Last month, Uniphore, a unicorn incubated at the IIT-Madras Incubation Cell, announced it had taken over a French company, Hexagone. The acquisition, says Uniphore, will add muscle to its offering, which falls under a growing branch of science — conversational artificial intelligence.

It has been a while since software plugged into human voice — translating speech into text — and things have since moved far ahead. For instance, Uniphore uses automated speech recognition and natural language processing (NLP) to help clients understand the emotions of their customers when the latter reach out to their contact centres to complain or seek help in resolving an issue.

So, how does it work?

Have you ever had your mother or partner ask over the phone why your voice is sounding low, and checking whether you’re feeling fine or ill? What did they base their question on? Voice!

Computer science and computational linguistics have converged over the past several years to help convert speech to text — also called speech recognition — which is helping companies sense the stress, delight or anger in customers’ voices. Conversational AI is proving good enough to evaluate customer sentiment.

NLP is used for automated speech recognition. Virtual assistant applications such as Siri or Alexa are ready examples of services that use speech recognition.
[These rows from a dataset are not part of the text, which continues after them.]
template <int NKB>
__device__ __forceinline__ void attn_bwd_sp_body(const Args& p, char* smem, int hh, int b, int kbase, int t_begin, int t_end, float* tail_out) {
    float* sL = reinterpret_cast<float*>(smem);
    float* sD = sL + 2 * KT;
    float* sNeg = sL + 4 * KT;
    char* sQ = smem + SP_OFF_Q;
    char* sPart = smem + SP_OFF_P;
    const int tid = threadIdx.x, lane = tid & 63, wave = __builtin_amdgcn_readfirstlane(tid >> 6);
    const int r = lane & 31, h = lane >> 5;
    constexpr int dqw = 8 * 32;
    const h16_t* Q = reinterpret_cast<const h16_t*>(p.q) + (int64_t)b * p.Lq * p.ldq + hh * 32;
    const h16_t* dO = reinterpret_cast<const h16_t*>(p.d_o) + (int64_t)b * p.Lq * p.lddo + hh * 32;
    const h16_t* K = reinterpret_cast<const h16_t*>(p.k) + (int64_t)b * p.Lk * p.ldk + hh * 32;
    const h16_t* V = reinterpret_cast<const h16_t*>(p.v) + (int64_t)b * p.Lk * p.ldv + hh * 32;
    const float* nl_g = reinterpret_cast<const float*>(p.nl2) + ((int64_t)b * p.H + hh) * p.Lq;
    const float* nd_g = reinterpret_cast<const float*>(p.nd2) + ((int64_t)b * p.H + hh) * p.Lq;
    const int key0 = kbase + wave * 32 * NKB;
    char* sT = smem + SP_OFF_T + wave * IMG;
    const int ntl = t_end - t_begin;

    u32x4 kbk[NKB][2], vbk[NKB][2], kd[NKB][2];
    f32x16 dK[NKB], dV[NKB];
    {
        char* sS = sQ + wave * IMG;
#pragma unroll
        for (int pc = 0; pc < 2 * NKB; ++pc) dma_piece(sS, K, p.ldk, key0, pc, lane);
        dma_wait_all();
#pragma unroll
        for (int kb = 0; kb < NKB; ++kb) {
            uint4 t0[2], t1[2];
            read_rows(t0, sS, kb * 32 + r, h);
            read_tr_nat(t1, sS, kb, lane);
#pragma unroll
            for (int s = 0; s < 2; ++s) { kbk[kb][s] = to_acc(as_u32x4(t0[s])); kd[kb][s] = to_acc(as_u32x4(t1[s])); }
        }
        asm volatile("s_waitcnt lgkmcnt(0)" ::: "memory");
#pragma unroll
        for (int pc = 0; pc < 2 * NKB; ++pc) dma_piece(sS, V, p.ldv, key0, pc, lane);
        dma_wait_all();
#pragma unroll
        for (int kb = 0; kb < NKB; ++kb) {
            uint4 t0[2];
            read_rows(t0, sS, kb * 32 + r, h);
#pragma unroll
            for (int s = 0; s < 2; ++s) vbk[kb][s] = to_acc(as_u32x4(t0[s]));
        }
        asm volatile("s_waitcnt lgkmcnt(0)" ::: "memory");
#pragma unroll
        for (int kb = 0; kb < NKB; ++kb) {
            dK[kb] = zero16();
            dV[kb] = zero16();
            asm volatile("; accumulators -> AGPR" : "+a"(dK[kb]), "+a"(dV[kb]));
        }
    }
#pragma unroll
    for (int buf = 0; buf < 2; ++buf)
#pragma unroll
        for (int g = 0; g < 4; ++g)
            *reinterpret_cast<f32x4*>(sPart + buf * SP_PART + ((wave * 4 + g) * 64 + lane) * 16) = f32x4{0.f, 0.f, 0.f, 0.f};
    if (tid < KT) sNeg[tid] = -INFINITY;

    const int prow = t_begin * KT + 32 * wave + (lane >> 2), pch = ((lane & 3) ^ ((lane >> 4) & 3)) * 8;
    const h16_t* gq = Q + (int64_t)prow * p.ldq + pch;
    const h16_t* gdo = dO + (int64_t)prow * p.lddo + pch;
    const float* gst = (wave < 2 ? nl_g : nd_g) + t_begin * KT + (wave & 1) * 64 + (lane & 15) * 4;
    const unsigned lds_q = (unsigned)(size_t)(lds_vptr)sQ + wave * 2048, lds_st = (unsigned)(size_t)(lds_vptr)((wave < 2 ? sL : sD) + (wave & 1) * 64);
    auto dma_tile_at = [&](int tl, int buf) {
        const h16_t* a = gq + (int64_t)tl * KT * p.ldq;
        const h16_t* c = gdo + (int64_t)tl * KT * p.lddo;
        const unsigned dq_ = __builtin_amdgcn_readfirstlane(lds_q + buf * IMG), dd_ = dq_ + 2 * IMG;
        asm volatile("s_mov_b32 m0, %0\n\tglobal_load_lds_dwordx4 %1, off" ::"s"(dq_), "v"(a) : "m0");
        asm volatile("s_mov_b32 m0, %0\n\tglobal_load_lds_dwordx4 %1, off" ::"s"(dq_ + 1024), "v"(a + 16 * p.ldq) : "m0");
        asm volatile("s_mov_b32 m0, %0\n\tglobal_load_lds_dwordx4 %1, off" ::"s"(dd_), "v"(c) : "m0");
        asm volatile("s_mov_b32 m0, %0\n\tglobal_load_lds_dwordx4 %1, off" ::"s"(dd_ + 1024), "v"(c + 16 * p.lddo) : "m0");
        const unsigned ds_ = __builtin_amdgcn_readfirstlane(lds_st + buf * KT * 4);
        const float* e = gst + tl * KT;
        if (lane < 16) asm volatile("s_mov_b32 m0, %0\n\tglobal_load_lds_dwordx4 %1, off" ::"s"(ds_), "v"(e) : "m0");
    };
    const unsigned o_rows0 = img_off(r, h), o_rows1 = img_off(r, 2 + h);
    unsigned o_trl, o_trh;
    {
        const int g = lane >> 4, i = lane & 15, q = i >> 2, pp = i & 3, h2 = g >> 1;
        const int ch = 2 * (g & 1) + (pp >> 1), inner = 8 * (pp & 1);
        o_trl = img_off(4 * h2 + q, ch) + inner;
        o_trh = img_off(4 * h2 + q + 8, ch) + inner;
    }
    const unsigned o_st = 16 * h;
    auto tr_pair = [&](uint4 (&a)[2], const char* img) {
#pragma unroll
        for (int s = 0; s < 2; ++s) {
            const h16x4 lo = SVOL_DS_READ_TR16_H16((lds_bf16x4_ptr)(img + o_trl + 1024 * s));
// ... 382 lines not shown
            SP4_E(S, 7); SP4_M(1); SP4_M(2); SP4_M(3); SP4_CD(0); SP4_CP(2);
            SP4_MF(sp_mfma_v(Sn, qa[1], kbk[kn][1]));
            if (kb == 1) *reinterpret_cast<f32x4*>(sPart + ((sub - 1) & 1) * SP_PART + ((wave * 4 + 2) * 64 + lane) * 16) = f32x4{dQp[8], dQp[9], dQp[10], dQp[11]};
            if (kb == 2) load_c2(Cd, cdn, 0);
            if (kb == 3) {
                float* dst = dq_base + (int64_t)min(max(st - 2, 0), last_step) * 32 * dqw + dq_lane;
                unsafeAtomicAdd(dst + 2 * dqw, rsum[2]);
                unsafeAtomicAdd(dst + 3 * dqw, rsum[3]);
            }
            SP_FENCE();
            SP4_E(S, 8); SP4_E(S, 9); SP4_M(4); SP4_M(5); SP4_CD(1);
            SP4_MF(sp_mfma_v(dPn, doa[1], vbk[kn][1]));
            SP4_W(0);
            if (kb == 2) load_c1(Cd, cdn, 2);
            SP_FENCE();
            SP4_CP(3); SP4_E(S, 10); SP4_M(6); SP4_M(7); SP4_CD(2);
            SP4_MF(sp_mfma_a(dV[kb], dot[0], pw0));
            if (kb == 1) *reinterpret_cast<f32x4*>(sPart + ((sub - 1) & 1) * SP_PART + ((wave * 4 + 3) * 64 + lane) * 16) = f32x4{dQp[12], dQp[13], dQp[14], dQp[15]};
            if (kb == 2) {
                load_c1(Cd, cdn, 3);
                qa[0] = *reinterpret_cast<const uint4*>(qn + o_rows0);
            }
            if (kb == 3) tr_one(dot[0], qn + 2 * IMG, 0);
            SP_FENCE();
            SP4_E(S, 11); SP4_E(S, 12); SP4_CD(3); SP4_CP(4); SP4_M(8);
            SP4_MF(if (ks == 0) sp_mfma_z(dQp, dsa[0], kd[0][0]); else sp_mfma_v(dQp, dsa[0], kd[ks][0]));
            SP4_W(1);
            if (kb == 2) qa[1] = *reinterpret_cast<const uint4*>(qn + o_rows1);
            SP_FENCE();
            SP4_E(S, 13); SP4_M(9); SP4_M(10); SP4_M(11); SP4_CD(4); SP4_CP(5);
            SP4_MF(sp_mfma_a(dK[kb], qt[0], dw0));
            if (kb == 1) {
                red[0] = *reinterpret_cast<const f32x4*>(pr_base + (sub & 1) * SP_PART + 0 * 4 * 64 * 16);
                red[1] = *reinterpret_cast<const f32x4*>(pr_base + (sub & 1) * SP_PART + 1 * 4 * 64 * 16);
            }
            if (kb == 2) {
                doa[0] = *reinterpret_cast<const uint4*>(qn + 2 * IMG + o_rows0);
                doa[1] = *reinterpret_cast<const uint4*>(qn + 2 * IMG + o_rows1);
            }
            if (kb == 3) tr_one(qt[0], qn, 0);
            SP_FENCE();
            SP4_E(S, 14); SP4_E(S, 15); SP4_M(12); SP4_M(13); SP4_CD(5);
            SP4_MF(sp_mfma_v(dQp, dsa[1], kd[ks][1]));
            SP4_W(2);
            SP_FENCE();
            SP4_CP(6); SP4_CP(7); SP4_M(14); SP4_M(15); SP4_CD(6);
            if (kb == 2) { SP4_ADD(rsum, red[0], red[1]); }
            SP4_MF(sp_mfma_a(dV[kb], dot[1], pw1));
            if (kb == 1) {
                red[2] = *reinterpret_cast<const f32x4*>(pr_base + (sub & 1) * SP_PART + 2 * 4 * 64 * 16);
                red[3] = *reinterpret_cast<const f32x4*>(pr_base + (sub & 1) * SP_PART + 3 * 4 * 64 * 16);
            }
            if (kb == 3) tr_one(dot[1], qn + 2 * IMG, 1);
            SP_FENCE();
            SP4_CD(7); SP4_E(Sn, 0); SP4_E(Sn, 1);
            if (kb == 2) { SP4_ADD(rsum, rsum, red[2]); }
            SP4_MF(sp_mfma_a(dK[kb], qt[1], dw1));
            SP4_W(3);
            ds_tr_one(dsa[0], img, 0);
            SP_FENCE();
            SP4_E(Sn, 2); SP4_E(Sn, 3); SP4_E(Sn, 4);
            if (kb == 2) { SP4_ADD(rsum, rsum, red[3]); }
            S = Sn;
            dP = dPn;
        }
        if (sub == 2 && tl >= 1) asm volatile("s_waitcnt vmcnt(12)" ::: "memory");
        asm volatile("s_waitcnt lgkmcnt(8)\n\ts_barrier" ::: "memory");
        }
    }
#undef SP4_E
#undef SP4_M
#undef SP4_CP
#undef SP4_CD
#undef SP4_W
#undef SP4_MF
#undef SP4_ADD
    asm volatile("s_nop 15\n\ts_nop 7" ::: "memory");
    h16_t* dKo = reinterpret_cast<h16_t*>(p.dk) + (int64_t)b * p.Lk * p.lddk + hh * 32;
    h16_t* dVo = reinterpret_cast<h16_t*>(p.dv) + (int64_t)b * p.Lk * p.lddv + hh * 32;
#pragma unroll
    for (int kb = 0; kb < NKB; ++kb) {
        store_acc(dK[kb], dKo, p.lddk, key0 + kb * 32 + r, true, 32, h, p.scale / p.premul);
        store_acc(dV[kb], dVo, p.lddv, key0 + kb * 32 + r, true, 32, h, 1.f);
    }
}
__device__ __forceinline__ void fw_mfma_c(f32x16& d, const uint4& a, const uint4& b, const f32x16& c) {
    asm volatile("v_mfma_f32_32x32x16_" SVOL_H16_ASM " %0, %1, %2, %3" : "=&v"(d) : "v"(as_u32x4(a)), "v"(as_u32x4(b)), "v"(c));
}
__device__ __forceinline__ void fw_mfma_v(f32x16& d, const uint4& a, const uint4& b) {
    asm volatile("v_mfma_f32_32x32x16_" SVOL_H16_ASM " %0, %1, %2, %0" : "+v"(d) : "v"(as_u32x4(a)), "v"(as_u32x4(b)));
}
__device__ __forceinline__ void fw_mfma_p(f32x16& d, const uint4& a, const u32x4& b) {
    asm volatile("v_mfma_f32_32x32x16_" SVOL_H16_ASM " %0, %1, %2, %0" : "+v"(d) : "v"(as_u32x4(a)), "v"(b));
}
__global__ __launch_bounds__(256, 2) void attn_fwd_bf16_fast2(Args p) {
    __shared__ __attribute__((aligned(16))) char smem[6 * IMG];
    char* sK = smem;
    char* sV = smem + 3 * IMG;
    const int tid = threadIdx.x, lane = tid & 63, wave = __builtin_amdgcn_readfirstlane(tid >> 6);
    const int r = lane & 31, h = lane >> 5;
    int xt, hh, b;
    block_coords(p, xt, hh, b);
    const int qrow = xt * 128 + wave * 32 + r;
    const bool qvalid = qrow < p.Lq;
    const h16_t* Q = reinterpret_cast<const h16_t*>(p.q) + (int64_t)b * p.Lq * p.ldq + hh * p.dh;
    const h16_t* K = reinterpret_cast<const h16_t*>(p.k) + (int64_t)b * p.Lk * p.ldk + hh * p.dh;
    const h16_t* V = reinterpret_cast<const h16_t*>(p.v) + (int64_t)b * p.Lk * p.ldv + hh * p.dh;
    uint4 qb[2];
    load_lane_block(qb, Q, p.ldq, qrow, qvalid, p.dh, h);
    const int nt = p.Lk / KT;
    dma_tile(sK, K, p.ldk, 0, wave, lane);
    dma_tile(sV, V, p.ldv, 0, wave, lane);
    if (nt > 1) {
        dma_tile(sK + IMG, K, p.ldk, KT, wave, lane);
        dma_tile(sV + IMG, V, p.ldv, KT, wave, lane);
    }
    dma_wait_all();
    __syncthreads();
    float m;
    {
        float mm = -INFINITY;
#pragma unroll
        for (int sub = 0; sub < 4; ++sub) {
            uint4 ka[2];
            read_rows(ka, sK, sub * 32 + r, h);
            const f32x16 S0 = mma_first(ka, qb);
#pragma unroll
            for (int i = 0; i < 16; ++i) mm = fmaxf(mm, S0[i]);
        }
        const HalfPair sw = swap_halves(__builtin_bit_cast(unsigned, mm));
        m = fmaxf(__builtin_bit_cast(float, sw.lo), __builtin_bit_cast(float, sw.hi));
    }
    const f32x16 Cm = splat16(-m);
    f32x16 O = zero16();
    float lacc[4] = {0.f, 0.f, 0.f, 0.f};
    const unsigned o_rows0 = img_off(r, h), o_rows1 = img_off(r, 2 + h);
    unsigned o_trl, o_trh;
    {
        const int g = lane >> 4, i = lane & 15, q = i >> 2, pp = i & 3, h2 = g >> 1;
        const int ch = 2 * (g & 1) + (pp >> 1), inner = 8 * (pp & 1);
        o_trl = img_off(4 * h2 + q, ch) + inner;
        o_trh = img_off(4 * h2 + q + 8, ch) + inner;
    }
    f32x16 S;
    uint4 kn[2];
    {
        uint4 ka[2];
        read_rows(ka, sK, r, h);
        read_rows(kn, sK, 32 + r, h);
        asm volatile("s_nop 1\n\tv_mfma_f32_32x32x16_" SVOL_H16_ASM " %0, %1, %2, %3" : "=&v"(S) : "v"(as_u32x4(ka[0])), "v"(as_u32x4(qb[0])), "v"(Cm));
        fw_mfma_v(S, ka[1], qb[1]);
        asm volatile("s_nop 15\n\ts_nop 15" : "+v"(S), "+v"(O));
    }
#define FW_E(i) asm volatile("v_exp_f32 %0, %0" : "+v"(S[i]))
#define FW_A(i) asm volatile("v_add_f32 %0, %0, %1" : "+v"(lacc[(i) & 3]) : "v"(S[i]))
#define FW_C(j) asm volatile("v_cvt_pk_" SVOL_H16_ASM "_f32 %0, %1, %2" : "=v"(((j) < 4 ? P0 : P1)[(j) & 3]) : "v"(S[2 * (j)]), "v"(S[2 * (j) + 1]))
#define FW_MF(stmt) do { SP_FENCE(); stmt; SP_FENCE(); } while (0)
    const int prow = 32 * wave + (lane >> 2), pch = ((lane & 3) ^ ((lane >> 4) & 3)) * 8;
    const h16_t* gk2 = K + ((int64_t)2 * KT + prow) * p.ldk + pch;
    const h16_t* gv2 = V + ((int64_t)2 * KT + prow) * p.ldv + pch;
    const unsigned lds_k = (unsigned)(size_t)(lds_vptr)sK + wave * 2048, lds_v = (unsigned)(size_t)(lds_vptr)sV + wave * 2048;
    int cur = 0;
    for (int t = 0; t < nt; ++t) {
        const int nxt = cur == 2 ? 0 : cur + 1, nxt2 = nxt == 2 ? 0 : nxt + 1;
        const char* kimg = sK + cur * IMG;
        const char* vimg = sV + cur * IMG;
        const bool more = t + 1 < nt;
#pragma unroll
        for (int sub = 0; sub < 4; ++sub) {
            if (sub == 2 && more) {
                dma_wait_all();
                __syncthreads();
                if (t + 2 < nt) {
                    const unsigned dk_ = __builtin_amdgcn_readfirstlane(lds_k + nxt2 * IMG), dv_ = __builtin_amdgcn_readfirstlane(lds_v + nxt2 * IMG);
                    asm volatile("s_mov_b32 m0, %0\n\tglobal_load_lds_dwordx4 %1, off" ::"s"(dk_), "v"(gk2) : "m0");
                    asm volatile("s_mov_b32 m0, %0\n\tglobal_load_lds_dwordx4 %1, off" ::"s"(dk_ + 1024), "v"(gk2 + 16 * p.ldk) : "m0");
                    asm volatile("s_mov_b32 m0, %0\n\tglobal_load_lds_dwordx4 %1, off" ::"s"(dv_), "v"(gv2) : "m0");
                    asm volatile("s_mov_b32 m0, %0\n\tglobal_load_lds_dwordx4 %1, off" ::"s"(dv_ + 1024), "v"(gv2 + 16 * p.ldv) : "m0");
                    gk2 += (int64_t)KT * p.ldk;
                    gv2 += (int64_t)KT * p.ldv;
                }
            }
            const char* nrow = sub < 2 ? kimg + (sub + 2) * 2048 : sK + nxt * IMG + (sub - 2) * 2048;
            uint4 va[2];
            f32x16 Sn;
            u32x4 P0, P1;
            SP_FENCE();
#pragma unroll
            for (int ks = 0; ks < 2; ++ks) {
                const h16x4 lo = SVOL_DS_READ_TR16_H16((lds_bf16x4_ptr)(vimg + sub * 2048 + o_trl + 1024 * ks));
                const h16x4 hi = SVOL_DS_READ_TR16_H16((lds_bf16x4_ptr)(vimg + sub * 2048 + o_trh + 1024 * ks));
                va[ks] = __builtin_bit_cast(uint4, __builtin_shufflevector(lo, hi, 0, 1, 2, 3, 4, 5, 6, 7));
            }
            SP_FENCE();
            FW_E(0); FW_E(1); FW_E(2); FW_E(3); FW_E(4); FW_E(5); FW_E(6); FW_E(7);
            FW_MF(fw_mfma_c(Sn, kn[0], qb[0], Cm));
            FW_E(8); FW_E(9); FW_E(10); FW_E(11); FW_A(0); FW_A(1); FW_A(2); FW_A(3); FW_A(4); FW_A(5); FW_A(6); FW_A(7);
            FW_MF(fw_mfma_v(Sn, kn[1], qb[1]));
            kn[0] = *reinterpret_cast<const uint4*>(nrow + o_rows0);
            kn[1] = *reinterpret_cast<const uint4*>(nrow + o_rows1);
            SP_FENCE();
            FW_C(0); FW_C(1); FW_C(2); FW_C(3); FW_E(12); FW_E(13); FW_E(14); FW_E(15);
            FW_MF(fw_mfma_p(O, va[0], P0));
            FW_C(4); FW_C(5); FW_C(6); FW_C(7); FW_A(8); FW_A(9); FW_A(10); FW_A(11); FW_A(12); FW_A(13); FW_A(14); FW_A(15);
            FW_MF(fw_mfma_p(O, va[1], P1));
            S = Sn;
        }
        cur = nxt;
    }
#undef FW_E
#undef FW_A
#undef FW_C
#undef FW_MF
    asm volatile("s_nop 15\n\ts_nop 7" : "+v"(O));
    const float l = (lacc[0] + lacc[1]) + (lacc[2] + lacc[3]);
    const float lt = l + __shfl_xor(l, 32, 64);
    const int bad = __syncthreads_or(qvalid && !(lt < SVOL_H16_PSUM_MAX));
    if (tid == 0) p.redo[blockIdx.x] = bad ? 1 : 0;
    if (bad) return;
    const float inv = lt > 0.f ? 1.f / lt : 0.f;
    h16_t* Oo = reinterpret_cast<h16_t*>(p.out_o) + (int64_t)b * p.Lq * p.ldo + hh * p.dh;
    store_acc(O, Oo, p.ldo, qrow, qvalid, p.dh, h, inv);
    if (qvalid && h == 0) p.lse2[((int64_t)b * p.H + hh) * p.Lq + qrow] = m + __builtin_amdgcn_logf(lt);
}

When it comes to speech recognition used by companies to understand customer sentiment, especially by analysing call records at contact centres, Uniphore says its conversational artificial intelligence (AI) helps predict intent from voice, sentiment, tonal cues and emotion in customer conversations. Such technology helps drive self-service before the customer’s call needs to be transferred to contact centre agents for complex queries. This also helps companies gain insights into agent performance, Uniphore says.

Conversational AI is driven by three core technologies, says Uniphore: NLP, AI, and machine learning (ML).

NLP software analyses natural human language and speech, interpreting contextual nuances and extracting relevant information. Together with natural language understanding (NLU), NLP allows humans to have conversations with AI.

AI uses the data analysed by NLP to predict patterns of communication. Conversational AI allows machines to communicate back and forth with humans, generating relevant automated responses based on the speaker’s intent and other contextual insights.

ML enables AI-based systems to ‘learn’ and improve from experience without being explicitly programmed. “A subset of machine learning, deep learning, allows conversational AI models to cluster and categorise extracted data to make highly accurate predictions. Deep learning models run on neural networks. Many voice AI-based virtual assistants use deep learning models to mimic natural human speech,” according to the Uniphore website.

These three together power many of the tools and experiences we take for granted today, such as search engines, email spam filters, language translation software, and grammar analysis.

Uniphore says the technology from Hexagone will “enhance its capability to fuse all data derived from computer vision, natural language processing, knowledge AI, and voice and tonal analysis to pick up behavioural and emotional cues”.

In a video announcing the acquisition, Hexagone chief Camille Srour explains that even the sound of frustration — the “aargh” from an angry customer — or a laugh in every conversation are picked up and analysed by this technology.

He points out that without such technology companies tend to pick up voice calls at random at the end of every year and arrive at marketing or sales strategies based on insights gained from them. This, he says, is not the ideal way. After all, if only three customers want a certain feature among the thousands of end-users, then the company would end up being misled if it happened to listen to only those three customers randomly.